In this video Fran Peek, Kim’s father, describes what’s different about Kim’s brain at the inaugural meeting of the Anthanasius Kircher Society in New York on January 16, 2007, a Tuesday. Then, society members play “stump rain man.”
5.5 minutes. Link to Video
This 45 minute video has a lot more info about Kim Peek.
:: Proceedings of the Athanasius Kircher Society
20 Feb 2007
Bruce Burgess wrote a short insightful summary of what it was like to start an open source project. From the article:
The incompleteness, lack of documentation, and ugly code practices were, frankly, embarrassing. All of a sudden bMail became a daunting task — there was more to be done than could be accomplished by a single unpaid person. My milestones seemed far-reaching, and my forums were full of sysadmin 101 responses.
To top things off, I received a cease and desist letter about the bMail name, which turned out to be the same as an established Windows-based mass mailer. I was ready to abandon ship. It would have been easy to fold. After all, I had already accomplished my main goal of providing “usable” mailing list software for the band.
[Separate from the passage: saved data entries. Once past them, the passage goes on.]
typedef unsigned short us2 __attribute__((ext_vector_type(2)));
__device__ inline us2 as_us2(uint32_t v) { return __builtin_bit_cast(us2, v); }
__device__ inline uint32_t as_u32(us2 v) { return __builtin_bit_cast(uint32_t, v); }
__device__ inline us2 pk_max(us2 a, us2 b) { return __builtin_elementwise_max(a, b); }
__device__ inline us2 pk_subs(us2 a, us2 b) { return __builtin_elementwise_sub_sat(a, b); }
__device__ inline us2 pk_add_nc(us2 a, us2 b) { return as_us2(as_u32(a) + as_u32(b)); }
typedef _Float16 hf2 __attribute__((ext_vector_type(2)));
__device__ inline us2 pk_max3(us2 a, us2 b, us2 c) {
  const hf2 r = __builtin_elementwise_maximum(__builtin_elementwise_maximum(__builtin_bit_cast(hf2, a), __builtin_bit_cast(hf2, b)), __builtin_bit_cast(hf2, c));
  return __builtin_bit_cast(us2, r);
}
__device__ inline uint32_t shr1_u32(uint32_t v) { return (uint32_t)__builtin_amdgcn_update_dpp(0, (int)v, 0x111 , 0xf, 0xf, true); }

enum : int { SW16_BLK = 5 };
struct Sw16Par { uint32_t mm4, dlt, n4; us2 bias, gi, ge; int fp; uint32_t hi_match, hi_mismatch; us2 ngi, nge; };
__device__ inline uint32_t f16_bits_of_int(int n) {
  if (n == 0) return 0;
  const uint32_t sign = n < 0 ? 0x8000u : 0u, a = (uint32_t)(n < 0 ? -n : n);
  const int e = 31 - __clz((int)a);
  return sign | ((uint32_t)(e + 15) << 10) | ((e <= 10 ? a << (10 - e) : a >> (e - 10)) & 0x3ffu);
}
__device__ inline Sw16Par sw16_par(const MapPar &p, int ncols = 512) {
  Sw16Par s;
  const uint32_t fm = f16_bits_of_int(p.match), fx = f16_bits_of_int(p.mismatch);
  s.fp = (fm & 0xffu) == 0 && (fx & 0xffu) == 0 && p.match > 0 && p.match * ncols <= 2040 && -p.gap_init >= 0 && -p.gap_init <= 2040 &&
         -p.gap_ext >= 0 && -p.gap_ext <= 2040 && p.mismatch >= -1024;
  s.hi_match = fm >> 8; s.hi_mismatch = fx >> 8;
  { const uint32_t a = f16_bits_of_int(p.gap_init), e = f16_bits_of_int(p.gap_ext);
    s.ngi = us2{(unsigned short)a, (unsigned short)a}; s.nge = us2{(unsigned short)e, (unsigned short)e}; }
  const int bias = (p.mismatch < p.mismatch - p.match ? -p.mismatch : -(p.mismatch - p.match));
  s.mm4 = (uint32_t)((p.mismatch + bias) & 0xff) * 0x01010101u;
  s.dlt = (uint32_t)(p.match - p.mismatch);
  s.n4 = (uint32_t)(bias & 0xff) * 0x01010101u;
  s.bias = us2{(unsigned short)bias, (unsigned short)bias};
  s.gi = us2{(unsigned short)(-p.gap_init), (unsigned short)(-p.gap_init)};
  s.ge = us2{(unsigned short)(-p.gap_ext), (unsigned short)(-p.gap_ext)};
  return s;
}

Positive public reaction, however, gave me new inspiration…
:: /.
19 Feb 2007
In May 2004 PBS Frontline documented the decline of the music industry over the last 30 years. It is an interesting show, but as Barry Ritholtz pointed out, they spend a lot of time following a couple of artists and fail to address a lot of corporate stupidity that’s responsible. It’s sort of a VH1 Behind the Music combined with some insight into how the industry works.
The money quotes:
1) Micheal Guido, music attorney:
“Any kid that is a proponent of downloading will say within 30 seconds that they bought a CD because they liked a song, they paid all this money, they took it home, and the rest of the album was junk. That’s a result of creating a business that only cared about the ‘hit single’.”
2) Michael Williams, OutKast’s manager
“The public will buy good music when you give them good music to buy, and that’s what it should be about. We should get back to putting out good music.”
3) David Crosby’s whole interview.
Obviously, the days of this model of music distribution are numbered. Steve Jobs has started turning up the pressure. Even the majority of music industry execs agree the current DRM is too restrictive.
I like the Aime Street idea. Anyone can post a song, and anyone can download it for free. However, as a song starts to get downloaded, the price starts to rise. The more popular it is, the more you pay to get it.